Exercise instructions ::
Check every line of the material below, and show those that contain "blockIdx".

Stored data ::
**********

template <int TERMS, int ACT, bool GATE = false, int NTB = 8, bool BLK = false, bool AFTER = false>
__global__ __launch_bounds__(256, 2) void pw_gemm16s_kernel(const float *__restrict__ A, const f16x8 *__restrict__ Wf,
                                                            const float *__restrict__ bias, const float *__restrict__ R,
                                                            float *__restrict__ C, int M, int K, int N, int n_tiles, float w_unscale,
                                                            const float *__restrict__ gate = nullptr, int rows_per_seg = 1) {
    extern __shared__ __attribute__((aligned(16))) float gsm[];
    constexpr int STAGE = (8 + NTB) * 2 * 256;
    constexpr int NJ = NTB / 2;
    static_assert(NTB % 2 == 0 && NTB >= 2 && NTB <= 12, "column tiles per workgroup");
    static_assert(!(AFTER && GATE), "the gated project GEMMs have no after-the-add form");
    const int tid = threadIdx.x, lane = tid & 63, wave = tid >> 6;
    const int li = lane & 15, kq = lane >> 4;
    const int wm = wave >> 1, wn = wave & 1;
    const int n_xb = (n_tiles + NTB - 1) / NTB, n_yb = (M + 127) / 128;
    int yb, xb;
    if constexpr (GATE) {
        yb = (int)blockIdx.x / n_xb; xb = (int)blockIdx.x - yb * n_xb;
        if (yb >= n_yb) return;
    } else {
        const int xcd = blockIdx.x & 7, slot = blockIdx.x >> 3;
        yb = slot % n_yb; xb = (slot / n_yb) * 8 + xcd;
        if (xb >= n_xb) return;
    }
    const int mb0 = yb * 128, tb0 = xb * NTB;
    const int steps = GATE ? (K + 31) / 32 : K / 32;
    const unsigned lds0 = (__builtin_amdgcn_groupstaticsize() + 15u) & ~15u;
    const int ws = __builtin_amdgcn_readfirstlane(wave);

    const int srow = tid >> 2, skq = tid & 3;
    const float *ag[2], *gg[2];
    int adst[2];
#pragma unroll
    for (int q = 0; q < 2; q++) {
        const int row = srow + 64 * q, grow = min(mb0 + row, M - 1);
        ag[q] = BLK ? A + (size_t)(grow >> 4) * 16 * K + ((skq >> 1) * 16 + (grow & 15)) * 16 + (skq & 1) * 8 : A + (size_t)grow * K + 8 * skq;
        gg[q] = GATE ? gate + (size_t)(grow / rows_per_seg) * K + 8 * skq : nullptr;
        adst[q] = (((row >> 4) * 2) * 64 + skq * 16 + (row & 15)) * 4;
    }
    float4 ra[2][2], rg[GATE ? 2 : 1][2];
    constexpr int a_step = BLK ? 512 : 32;
    auto load_a = [&](int st) {
#pragma unroll
        for (int q = 0; q < 2; q++) {
            if constexpr (GATE) {
#pragma unroll
                for (int h = 0; h < 2; h++) {
                    const bool in = 32 * st + 8 * skq + 4 * h < K;
                    ra[q][h] = *reinterpret_cast<const float4 *>(ag[q] + (in ? a_step * st + 4 * h : 0));
                    rg[q][h] = *reinterpret_cast<const float4 *>(gg[q] + (in ? 32 * st + 4 * h : 0));
                    if (!in) { rg[q][h] = make_float4(0.f, 0.f, 0.f, 0.f); ra[q][h] = rg[q][h]; }
                }
            } else {
                ra[q][0] = *reinterpret_cast<const float4 *>(ag[q] + 32 * st);
                ra[q][1] = *reinterpret_cast<const float4 *>(ag[q] + 32 * st + 4);
            }
        }
    };
    auto store_a = [&](int buf) {
        float *as = gsm + buf * STAGE;
#pragma unroll
        for (int q = 0; q < 2; q++) {
            float v[8] = {ra[q][0].x, ra[q][0].y, ra[q][0].z, ra[q][0].w, ra[q][1].x, ra[q][1].y, ra[q][1].z, ra[q][1].w};
            if constexpr (GATE) {
                const float g[8] = {rg[q][0].x, rg[q][0].y, rg[q][0].z, rg[q][0].w, rg[q][1].x, rg[q][1].y, rg[q][1].z, rg[q][1].w};
#pragma unroll
                for (int j = 0; j < 8; j++) v[j] *= g[j];
            }
            f16x8 h, l;
            bh_split8(v, h, l);
            *reinterpret_cast<f16x8 *>(as + adst[q]) = h;
            if (TERMS >= 2) *reinterpret_cast<f16x8 *>(as + adst[q] + 256) = l;
        }
    };
    auto dma_b = [&](int st, int buf) {
#pragma unroll
        for (int jj = 0; jj < (NTB + 3) / 4; jj++) {
            const int j = ws + 4 * jj, t = min(tb0 + j, n_tiles - 1);
            if (j >= NTB) continue;
#pragma unroll
            for (int pl = 0; pl < (TERMS == 3 ? 2 : 1); pl++) {
                const f16x8 *src = Wf + (((size_t)st * n_tiles + t) * BH_PL(TERMS) + pl) * 64;
                const unsigned dst = lds0 + 4u * (unsigned)(buf * STAGE + 8 * 2 * 256 + (j * 2 + pl) * 256);
                asm volatile("s_mov_b32 m0, %2\n\ts_nop 0\n\tglobal_load_lds_dwordx4 %0, %1"
                             :: "v"((unsigned)lane * 16u), "s"(src), "s"(dst) : "memory", "m0");
            }
        }
    };

    f32x4 acc[4][NJ];
#pragma unroll
    for (int i = 0; i < 4; i++)
#pragma unroll
        for (int j = 0; j < NJ; j++) acc[i][j] = (f32x4){0.f, 0.f, 0.f, 0.f};

    dma_b(0, 0);
    load_a(0);
    store_a(0);
    asm volatile("s_waitcnt vmcnt(0)" ::: "memory");
    __syncthreads();
    for (int st = 0; st < steps; st++) {
        const int cur = st & 1;
        const bool more = st + 1 < steps;
        if (more) { dma_b(st + 1, cur ^ 1); load_a(st + 1); }
        const float *as = gsm + cur * STAGE, *bs = as + 8 * 2 * 256;
        f16x8 ah[4], al[4], bh[NJ], bl[NJ];
#pragma unroll
        for (int i = 0; i < 4; i++) {
            ah[i] = *reinterpret_cast<const f16x8 *>(as + (((wm * 4 + i) * 2) * 64 + lane) * 4);
            if (TERMS >= 2) al[i] = *reinterpret_cast<const f16x8 *>(as + (((wm * 4 + i) * 2 + 1) * 64 + lane) * 4);
        }
#pragma unroll
        for (int j = 0; j < NJ; j++) {
            bh[j] = *reinterpret_cast<const f16x8 *>(bs + (((wn * NJ + j) * 2) * 64 + lane) * 4);
            if (TERMS == 3) bl[j] = *reinterpret_cast<const f16x8 *>(bs + (((wn * NJ + j) * 2 + 1) * 64 + lane) * 4);
        }
#pragma unroll
        for (int i = 0; i < 4; i++)
#pragma unroll
            for (int j = 0; j < NJ; j++) {
                acc[i][j] = __builtin_amdgcn_mfma_f32_16x16x32_f16(ah[i], bh[j], acc[i][j], 0, 0, 0);
                if (TERMS == 3) acc[i][j] = __builtin_amdgcn_mfma_f32_16x16x32_f16(ah[i], bl[j], acc[i][j], 0, 0, 0);
                if (TERMS >= 2) acc[i][j] = __builtin_amdgcn_mfma_f32_16x16x32_f16(al[i], bh[j], acc[i][j], 0, 0, 0);
            }
        if (more) store_a(cur ^ 1);
        asm volatile("s_waitcnt vmcnt(0)" ::: "memory");
        __syncthreads();
    }
    const int m0 = mb0 + wm * 64, t0 = tb0 + wn * NJ;
#pragma unroll
    for (int j = 0; j < NJ; j++) {
        const int col = (t0 + j) * 16 + li;
        if (col >= N) continue;
        const float bv = bias[col];
#pragma unroll
        for (int i = 0; i < 4; i++)
#pragma unroll
            for (int r = 0; r < 4; r++) {
                const int row = m0 + i * 16 + kq * 4 + r;
                if (row < M) {
                    float v = __builtin_fmaf(acc[i][j][r], w_unscale, bv);
                    if constexpr (AFTER) v = bh_act_after<ACT>(v + R[(size_t)row * N + col]);
                    else { v = bh_act<ACT>(v); if (R) v += R[(size_t)row * N + col]; }
                    C[(size_t)row * N + col] = v;
                }
            }
    }
}

bool pw_gemm16_supports(int K, int act) { return K % 32 == 0 && (act == ACT_NONE || act_is_templated(act)); }
bool pw_gemm16_after_supports(int K, int act) { return K % 32 == 0 && act_is_templated_after(act); }

#define BH_LOAD_STREAM(p) (*(p))
template <int TERMS, int NT, bool SHALLOW = false, int DBG = 0>
__global__ __launch_bounds__(512, SHALLOW ? 4 : 2) void pw_gemm16_thin_kernel(const float *__restrict__ A, const float *__restrict__ gate, int rows_per_seg,
                                                                 const f16x8 *__restrict__ Wf, const float *__restrict__ bias,
                                                                 const float *__restrict__ R, float *__restrict__ C, int M, int K, int N,
                                                                 float w_unscale) {
    extern __shared__ __attribute__((aligned(16))) float tsm[];
    const int tid = threadIdx.x, lane = tid & 63, wave = tid >> 6;
    const int li = lane & 15, kq = lane >> 4;
    const int steps = (K + 31) / 32;
    {
        const float4 *src = reinterpret_cast<const float4 *>(Wf);
        float4 *dst = reinterpret_cast<float4 *>(tsm);
        const int n4 = steps * NT * BH_PL(TERMS) * 64;
        for (int i = tid; i < n4; i += 512) dst[i] = src[i];
    }
    __syncthreads();
    const f16x8 *wf = reinterpret_cast<const f16x8 *>(tsm);
    const int n_rt = (M + 15) >> 4;
    const float rcp_p = 1.0f / (float)rows_per_seg;
    constexpr int RB = SHALLOW ? (NT <= 2 ? 3 : 2) : (NT <= 2 ? 4 : 3);
    for (int rt0 = (blockIdx.x * 8 + wave) * RB; rt0 < n_rt; rt0 += gridDim.x * 8 * RB) {
        const float *ap[RB], *gp[RB];
#pragma unroll
        for (int r = 0; r < RB; r++) {
            const int row = min((rt0 + r) * 16 + li, M - 1);
            int seg = (int)((float)row * rcp_p);
            seg += (row - seg * rows_per_seg >= rows_per_seg) ? 1 : 0;
            seg -= (row - seg * rows_per_seg < 0) ? 1 : 0;
            ap[r] = A + (size_t)row * K + 8 * kq;
            gp[r] = gate + (size_t)seg * K + 8 * kq;
        }
        f32x4 acc[RB][NT];
#pragma unroll
        for (int r = 0; r < RB; r++)
#pragma unroll
            for (int j = 0; j < NT; j++) acc[r][j] = (f32x4){0.f, 0.f, 0.f, 0.f};
        float4 ra[RB][2], rg[RB][2];
        auto load = [&](int st, float4 (&a)[RB][2], float4 (&g)[RB][2]) {
#pragma unroll
            for (int r = 0; r < RB; r++)
#pragma unroll
                for (int h = 0; h < 2; h++) {
                    const bool in = 32 * st + 8 * kq + 4 * h < K;
                    a[r][h] = BH_LOAD_STREAM(reinterpret_cast<const float4 *>(ap[r] + (in ? 32 * st + 4 * h : 0)));
                    g[r][h] = *reinterpret_cast<const float4 *>(gp[r] + (in ? 32 * st + 4 * h : 0));
                    if (!in) { a[r][h] = make_float4(0.f, 0.f, 0.f, 0.f); g[r][h] = a[r][h]; }
                }
        };
        for (int st = 0; st < steps; st++) {
            load(st, ra, rg);
            f16x8 ah[RB], al[RB];
#pragma unroll
            for (int r = 0; r < RB; r++) {
                const float v[8] = {ra[r][0].x * rg[r][0].x, ra[r][0].y * rg[r][0].y, ra[r][0].z * rg[r][0].z, ra[r][0].w * rg[r][0].w,
                                    ra[r][1].x * rg[r][1].x, ra[r][1].y * rg[r][1].y, ra[r][1].z * rg[r][1].z, ra[r][1].w * rg[r][1].w};
                bh_split8(v, ah[r], al[r]);
            }
            if constexpr ((DBG & 1) != 0) {
#pragma unroll
                for (int r = 0; r < RB; r++) acc[r][0][0] += (float)ah[r][0] + (float)al[r][7];
                continue;
            }
#pragma unroll
            for (int j = 0; j < NT; j++) {
                const f16x8 bh = wf[((st * NT + j) * BH_PL(TERMS) + 0) * 64 + lane];
                f16x8 bl;
                if (TERMS == 3) bl = wf[((st * NT + j) * 2 + 1) * 64 + lane];
#pragma unroll
                for (int r = 0; r < RB; r++) {
                    acc[r][j] = __builtin_amdgcn_mfma_f32_16x16x32_f16(ah[r], bh, acc[r][j], 0, 0, 0);
                    if (TERMS == 3) acc[r][j] = __builtin_amdgcn_mfma_f32_16x16x32_f16(ah[r], bl, acc[r][j], 0, 0, 0);
                    if (TERMS >= 2) acc[r][j] = __builtin_amdgcn_mfma_f32_16x16x32_f16(al[r], bh, acc[r][j], 0, 0, 0);
                }
            }
        }
        if constexpr ((DBG & 8) != 0) {
            float t = 0.f;
#pragma unroll
            for (int r = 0; r < RB; r++)
#pragma unroll
                for (int j = 0; j < NT; j++) t += acc[r][j][0] + acc[r][j][1] + acc[r][j][2] + acc[r][j][3];
            if (t == 12345.678f) C[0] = t;
            continue;
        }
        float *ep = tsm + (size_t)steps * NT * BH_PL(TERMS) * 256 + (size_t)wave * (RB * 16 * NT * 16);
#pragma unroll
        for (int r = 0; r < RB; r++)
#pragma unroll
            for (int j = 0; j < NT; j++) {
                const int col = j * 16 + li;
                if (col >= N) continue;
                const float bv = bias[col];
#pragma unroll
                for (int q = 0; q < 4; q++) ep[(r * 16 + kq * 4 + q) * N + col] = __builtin_fmaf(acc[r][j][q], w_unscale, bv);
            }
        __builtin_amdgcn_fence(__ATOMIC_RELEASE, "wavefront");
        __builtin_amdgcn_wave_barrier();
        const int row0 = rt0 * 16, nrows = min(RB * 16, M - row0);
        const int nflt = nrows * N;
        float *cg = C + (size_t)row0 * N;
        const float *rgp = R ? R + (size_t)row0 * N : nullptr;
        for (int f = lane * 4; f < nflt; f += 256) {
            float4 v = *reinterpret_cast<const float4 *>(ep + f);
            if (rgp) { const float4 rr = *reinterpret_cast<const float4 *>(rgp + f); v.x += rr.x; v.y += rr.y; v.z += rr.z; v.w += rr.w; }
            *reinterpret_cast<float4 *>(cg + f) = v;
        }
        __builtin_amdgcn_wave_barrier();
    }
}

#define BH_GDBG(bit) ((DBG & (bit)) != 0)
template <int N_> __device__ __forceinline__ void bh_wait_vm() { asm volatile("s_waitcnt vmcnt(%0)" :: "n"(N_) : "memory"); }
template <int TERMS, int NT, int RB, int PF, int DBG = 0>
__global__ __launch_bounds__(512, 1) void pw_gemm16_wide_kernel(const float *__restrict__ A, const float *__restrict__ gate, int rows_per_seg,
                                                                 const f16x8 *__restrict__ Wf, const float *__restrict__ bias,
                                                                 const float *__restrict__ R, float *__restrict__ C, int M, int K, int N,
                                                                 float w_unscale, int gs_max, int a_blocked) {
    extern __shared__ __attribute__((aligned(16))) float wsm[];
    constexpr int PL = BH_PL(TERMS);
    constexpr int STEP_FL = NT * PL * 256;
    constexpr int PIECES = (NT * PL + 7) / 8;
    constexpr int ND = RB * 2;
    constexpr int INFLIGHT = ND + (PF - 2) * (PIECES + ND);
    static_assert(PF >= 2 && PF <= 4 && INFLIGHT <= 63, "prefetch depth");
    const int tid = threadIdx.x, lane = tid & 63, wave = tid >> 6;
    const int li = lane & 15, kq = lane >> 4;
    const int steps = (K + 31) / 32, KP = steps * 32;
    float *gs = wsm + PF * STEP_FL;
    float *ep = wsm + (size_t)wave * (16 * NT * 16);
    const int n_rt = (M + 15) >> 4;
    const float rcp_p = 1.0f / (float)rows_per_seg;
    const unsigned lds0 = (__builtin_amdgcn_groupstaticsize() + 15u) & ~15u;
    const int ws = __builtin_amdgcn_readfirstlane(wave);
    auto dma_w = [&](int st) {
        const int buf = st % PF;
#pragma unroll
        for (int i = 0; i < PIECES; i++) {
            const int p = min(ws + 8 * i, NT * PL - 1);
            const f16x8 *src = Wf + ((size_t)st * NT * PL + p) * 64;
            const unsigned dst = lds0 + 4u * (unsigned)(buf * STEP_FL + p * 256);
            asm volatile("s_mov_b32 m0, %2\n\ts_nop 0\n\tglobal_load_lds_dwordx4 %0, %1"
// ... 165 lines not shown
            asm volatile("" ::: "memory");
        }
        if constexpr (BH_GDBG(64)) {
            asm volatile("s_waitcnt vmcnt(0)" ::: "memory");
            const long long t_3 = __builtin_readcyclecounter();
            if (lane == 0) {
                long long *st = reinterpret_cast<long long *>(C + (size_t)M * N) + ((size_t)blockIdx.x * 8 + wave) * 4;
                st[0] = t_1 - t_0; st[1] = t_2 - t_1; st[2] = t_3 - t_2; st[3] = t_0;
            }
        }
    }
}

bool pw_gemm16_gated_wants_blocked(int K, int N, int rows_per_seg) {
    const int n_tiles = (N + 15) / 16;
    return K % 16 == 0 && rows_per_seg % 16 == 0 && N % 4 == 0 && n_tiles >= 6 && n_tiles <= 15;
}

**********

Reply to the task ::
        yb = (int)blockIdx.x / n_xb; xb = (int)blockIdx.x - yb * n_xb;
        const int xcd = blockIdx.x & 7, slot = blockIdx.x >> 3;
    for (int rt0 = (blockIdx.x * 8 + wave) * RB; rt0 < n_rt; rt0 += gridDim.x * 8 * RB) {
                long long *st = reinterpret_cast<long long *>(C + (size_t)M * N) + ((size_t)blockIdx.x * 8 + wave) * 4;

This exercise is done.